Los gobiernos progresistas han prosperado a base de lazos económicos
con las multinacionales y de una alianza electoral con las clases bajas.
Estudio de casos del capitalismo extractivo y el bando progresista
Aunque los siete gobiernos del «bando progresista» comparten una
estrategia común de desarrollo basada en la exportación de bienes
primarios, hay diferencias significativas en el grado de diversificación
de sus economías, en la naturaleza y características de los bienes que
exportan, en la intensidad de la polarización y cohesión sociales y en
la envergadura y el alcance de la oposición. En consonancia con estas
diferencias, también hay diferencias sustanciales en el grado de
sostenibilidad del «modelo progresista y extractivo», o en la medida en
que pueden verse sometidos a contestación o regresión.
En el
bando progresista se pueden realizar distinciones siguiendo muchos
criterios: entre los gobiernos basados en dirigentes carismáticos y que
tienen una dependencia extrema de la exportación de bienes primarios
(Bolivia, Perú, Ecuador y Venezuela) y quienes cuentan con sectores
industriales y una dirección política más «institucionalizada» (Brasil,
Argentina y Uruguay). También hay diferencias significativas en el grado
de conflictos de clase y étnicos: Perú, Bolivia y Ecuador atraviesan
por una etapa de resistencia generalizada importante por parte de las
comunidades indígenas relevantes, mientras que en Brasil, Argentina y
Uruguay, donde la población indígena es escasa, solo hay oposición
aislada. En términos de lucha de clases, Bolivia ha vivido una
generalización de las protestas por asuntos relacionados con la sanidad,
la educación, la minería y los obreros fabriles. Venezuela ha tenido
que hacer frente a cierres patronales y boicots organizados por la élite
económica («lucha de clases desde arriba»). Ecuador encontró protestas
generalizadas por parte de la policía. Casi todos los demás países
(Brasil, Argentina y Uruguay) padecieron huelgas limitadas, en buena
medida, por cuestiones salariales. Con la excepción de Bolivia, las
principales confederaciones sindicales trabajan estrechamente y
colaboran con los gobiernos progresistas; en cambio, los movimientos
campesinos y de trabajadores rurales de Brasil, Ecuador y Perú han
conservado mayor grado de independencia y militancia, sobre todo porque
han sido los más perjudicados por las estrategias de exportación
agro-mineral. En Venezuela y Brasil, los ejércitos privados de los
terratenientes han desempeñado un papel fundamental en la lucha
relativamente impune contra los beneficiarios de la reforma agraria.

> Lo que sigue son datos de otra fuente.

template <class G>
HP_D H12 h12_mul(const H12& a, const H12& b) {
  H6 t0, t1;
  G::mul6x2(a.c0, b.c0, a.c1, b.c1, t0, t1);
  const H6 s = G::mul6(h6_add(a.c0, a.c1), h6_add(b.c0, b.c1));
  return h12_kcomb(t0, t1, s);
}
template <class G>
HP_D H12 h12_sqr(const H12& a) {
  H6 t, s;
  G::mul6x2(a.c0, a.c1, [&]() HP_L { return h6_add(a.c0, a.c1); },
            [&]() HP_L { return h6_red(h6_add(a.c0, h6_mul_v(a.c1))); }, t, s);
  return {{fp_red_l(h_add_xi_l(fp_subl(s.c0, t.c0), fp_subl(fp_zero(), t.c2))), fp_red_l(fp_sub2l(s.c1, t.c1, t.c0)),
           fp_red_l(fp_sub2l(s.c2, t.c2, t.c1))},
          {fp_red_l(fp_addl(t.c0, t.c0)), fp_red_l(fp_addl(t.c1, t.c1)), fp_red_l(fp_addl(t.c2, t.c2))}};
}
template <class G>
HP_D H12 h12_mul_lines(const H12& f, const Fp& a0, const Fp& a1, const Fp& a4, const Fp& b0, const Fp& b1,
                       const Fp& b4) {
  H6 C0, t0, t1;
  Fp c11, c12;
  G::line_product(a0, a1, a4, b0, b1, b4, C0, c11, c12);
  G::mul6x2_12(f.c0, C0, f.c1, c11, c12, t0, t1);
  const H6 s = G::mul6(h6_add(f.c0, f.c1), {C0.c0, fp_add(C0.c1, c11), fp_add(C0.c2, c12)});
  return h12_kcomb(t0, t1, s);
}
template <class G>
HP_D H12 h12_inv(const H12& a) {
  H6 s0, s1, r0, r1;
  G::mul6x2(a.c0, a.c0, a.c1, a.c1, s0, s1);
  const H6 t = h6_red(h6_sub(h6_red(s0), h6_red(h6_mul_v(h6_red(s1)))));
  const H6 ti = h6_red(h6_inv(t));
  G::mul6x2(a.c0, ti, a.c1, ti, r0, r1);
  return h12_red({r0, h6_neg(r1)});
}

#define HP_FROB1(K) h_const(hb::FROB1_##K##_C0, hb::FROB1_##K##_C1)
HP_D H12 h12_frob1(const H12& f) {
  H12 r;
  r.c0.c0 = h_conj(f.c0.c0);
  r.c1.c0 = h_mul(h_conj(f.c1.c0), HP_FROB1(1));
  r.c0.c1 = h_mul(h_conj(f.c0.c1), HP_FROB1(2));
  r.c1.c1 = h_mul(h_conj(f.c1.c1), HP_FROB1(3));
  r.c0.c2 = h_mul(h_conj(f.c0.c2), HP_FROB1(4));
  r.c1.c2 = h_mul(h_conj(f.c1.c2), HP_FROB1(5));
  return h12_red(r);
}
HP_D H12 h12_frob2(const H12& f) {
  H12 r;
  r.c0.c0 = f.c0.c0;
  r.c1.c0 = fp_mul(f.c1.c0, fp_const(hb::FROB2_1_C0));
  r.c0.c1 = fp_mul(f.c0.c1, fp_const(hb::FROB2_2_C0));
  r.c1.c1 = fp_mul(f.c1.c1, fp_const(hb::FROB2_3_C0));
  r.c0.c2 = fp_mul(f.c0.c2, fp_const(hb::FROB2_4_C0));
  r.c1.c2 = fp_mul(f.c1.c2, fp_const(hb::FROB2_5_C0));
  return r;
}

HP_D H12 h12_cyclo_sqr(const H12& f) {
  const Fp& a0 = f.c0.c0; const Fp& a2 = f.c0.c1; const Fp& a4 = f.c0.c2;
  const Fp& a1 = f.c1.c0; const Fp& a3 = f.c1.c1; const Fp& a5 = f.c1.c2;
  H12 r;
  {
    const Fp s0 = h_sqr(a0), s3 = h_sqr(a3), s03 = h_sqr(fp_add(a0, a3));
    r.c0.c0 = fp_red_mk<3, -2>(h_add_xi_l(s0, s3), a0);
    r.c1.c1 = fp_red_mk<3, 2>(fp_sub2l(s03, s0, s3), a3);
  }
  {
    const Fp s1 = h_sqr(a1), s4 = h_sqr(a4), s14 = h_sqr(fp_add(a1, a4));
    r.c0.c1 = fp_red_mk<3, -2>(h_add_xi_l(s1, s4), a2);
    r.c1.c2 = fp_red_mk<3, 2>(fp_sub2l(s14, s1, s4), a5);
  }
  {
    const Fp s2 = h_sqr(a2), s5 = h_sqr(a5), s25 = h_sqr(fp_add(a2, a5));
    r.c0.c2 = fp_red_mk<3, -2>(h_add_xi_l(s2, s5), a4);
    r.c1.c0 = fp_red_mk<3, 2>(h_add_xi_l(fp_zero(), fp_sub2l(s25, s2, s5)), a1);
  }
  return r;
}

struct HC { Fp a1, a2, a4, a5; };

HP_D HC hc_compress(const H12& f) { return {f.c1.c0, f.c0.c1, f.c0.c2, f.c1.c2}; }
HP_D HC hc_sqr(const HC& c) {
  HC r;
  {
    const Fp s1 = h_sqr(c.a1), s4 = h_sqr(c.a4), s14 = h_sqr(fp_add(c.a1, c.a4));
    r.a2 = fp_red_mk<3, -2>(h_add_xi_l(s1, s4), c.a2);
    r.a5 = fp_red_mk<3, 2>(fp_sub2l(s14, s1, s4), c.a5);
  }
  {
    const Fp s2 = h_sqr(c.a2), s5 = h_sqr(c.a5), s25 = h_sqr(fp_add(c.a2, c.a5));
    r.a4 = fp_red_mk<3, -2>(h_add_xi_l(s2, s5), c.a4);
    r.a1 = fp_red_mk<3, 2>(h_add_xi_l(fp_zero(), fp_sub2l(s25, s2, s5)), c.a1);
  }
  return r;
}
HP_D Fp hc_denom(const Fp& a1) { return fp_lin(4, a1, 0, a1); }
HP_D H12 hc_decompress(const HC& c, const Fp& di) {
  const Fp s5 = h_sqr(c.a5), s2 = h_sqr(c.a2);
  Fp t = h_xi_l(s5);
#pragma unroll
  for (int i = 0; i < NL; i++) t.l[i] += 3 * s2.l[i];
  const Fp a3 = h_mul(fp_red_mk<1, -2>(t, c.a4), di);
  const Fp u = fp_addl(fp_lin(2, h_sqr(a3), -3, h_mul(c.a4, c.a2)), h_mul(c.a1, c.a5));
  const Fp a0 = fp_red_l(h_add_xi_l(h_one(), u));
  return {{a0, c.a2, c.a4}, {c.a1, a3, c.a5}};
}

HP_D bool h12_is_one(const H12& f) {
  bool ok = fp_is_zero(fp_sub(f.c0.c0, h_one()));
  ok = ok && fp_is_zero(f.c0.c1) && fp_is_zero(f.c0.c2);
  ok = ok && fp_is_zero(f.c1.c0) && fp_is_zero(f.c1.c1) && fp_is_zero(f.c1.c2);
  return lp_both(ok);
}

struct HJac { Fp x, y, z; };
struct HLine { Fp c0, c1, c4; };

struct HProj { Fp x, y, z; };

HP_D HLine h_dbl_step_h(HProj& T) {
  const Fp C = h_sqr(T.z);
  const Fp YZ = h_sqr(fp_add(T.y, T.z));
  const Fp B = h_sqr(T.y);
  const Fp H = fp_sub(fp_sub(YZ, B), C);
  const Fp E = fp_red_mk<12, 0>(h_xi_l(C), C);
  const Fp A = h_mul(T.x, T.y);
  const Fp S = h_sqr(T.x);
  HLine l;
  l.c0 = fp_red_mk<1, -1>(B, E);
  l.c1 = fp_lin(-3, S, 0, S);
  l.c4 = H;
  const Fp Bm = fp_lin(1, B, -3, E);
  const Fp Bp = fp_lin(1, B, 3, E);
  T.x = h_mul(fp_addl(A, A), Bm);
  const Fp EE = h_sqr(E);
  T.y = fp_red_mk<1, -12>(h_sqr(Bp), EE);
  const Fp BH = h_mul(fp_addl(B, B), H);
  T.z = fp_red_mk<2, 0>(BH, BH);
  return l;
}

HP_D HLine h_add_step_h(HProj& T, const Fp& xQ, const Fp& yQ) {
  const Fp th = fp_sub(T.y, h_mul(yQ, T.z));
  const Fp la = fp_sub(T.x, h_mul(xQ, T.z));
  HLine l;
  l.c0 = fp_reduce(fp_sub(h_mul(th, xQ), h_mul(la, yQ)));
  l.c1 = fp_neg(th);
  l.c4 = la;
  const Fp C = h_sqr(th);
  const Fp D = h_sqr(la);
  const Fp E = h_mul(la, D);
  const Fp F = h_mul(T.z, C);
  const Fp G = h_mul(T.x, D);
  const Fp H = fp_lin(1, fp_addl(E, F), -2, G);
  const Fp X3 = h_mul(la, H);
  T.y = fp_reduce(fp_sub(h_mul(th, fp_sub(G, H)), h_mul(E, T.y)));
  T.z = h_mul(T.z, E);
  T.x = X3;
  return l;
}

template <class PT>
struct SideStateT {
  Fp xP, yP;
  bool act;
  bool qinf;
  uint32_t q;
  PT T;
};

template <bool GEN, class ST>
HP_D Fp side_xP(const ST& st) { return GEN ? fp_const(hb::G1X_M) : st.xP; }
template <bool GEN, class ST>
HP_D Fp side_yP(const ST& st, bool negate) {
  return GEN ? (negate ? fp_neg(fp_const(hb::G1Y_M)) : fp_const(hb::G1Y_M)) : st.yP;
}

La degradación medioambiental y más persistente se ha producido en
Brasil, donde durante la década de gobierno del Partido de los
Trabajadores se han «desbrozado» millones de hectáreas de bosque
tropical. La explotación agrícola mediante productos químicos es
contundente en la mayor parte de los países, en especial en Brasil,
Argentina y Uruguay, donde la soja se ha convertido en el cultivo de
producción preponderante. Todos los principales exportadores
agro-industriales (Brasil, Argentina y Uruguay) recurren a productos
químicos tóxicos y semillas transgénicas que desencadenan infinidad de
casos de perjuicios nocivos para los indígenas y sus hábitats naturales.
La cuestión de la toxicidad y la degradación del medio ambiente
derivada de las gigantescas empresas mineras y madereras está bien
documentada en Perú, Ecuador y Uruguay. En general, cuanto más numerosa
es la población urbana y cuanto más dispersas están las comunidades
rurales afectadas negativamente, menor es la protesta ecológica y la
probabilidad de que las ONG ecologistas desempeñen un papel importante
en la protesta.
Como las industrias del sector extractivo están
en las afueras de los principales núcleos urbanos; como la mayoría de
las confederaciones sindicales colaboran con los gobiernos progresistas y
consiguen incrementos salariales progresivos; y como la economía en
general ha estado creciendo y el desempleo ha disminuido, los
desequilibrios macroeconómicos, la dependencia de los bienes y las
vulnerabilidades estructurales conexas no se han traducido en
confrontaciones importantes entre capital y mano de obra. Los conflictos
más discutidos que se han producido se han dado entre las élites
neoliberales ortodoxas respaldadas por Estados Unidos y las potencias
europeas y los gobiernos progresistas. Nos vienen a la memoria varios
ejemplos.
El 12 de abril de 2001 y entre los meses de diciembre
de 2002 y febrero de 2003, la clase capitalista venezolana apoyada por
Estados Unidos y España organizó un golpe de estado fallido que fue
contenido y un cierre patronal en el sector petrolero que fue derrotado.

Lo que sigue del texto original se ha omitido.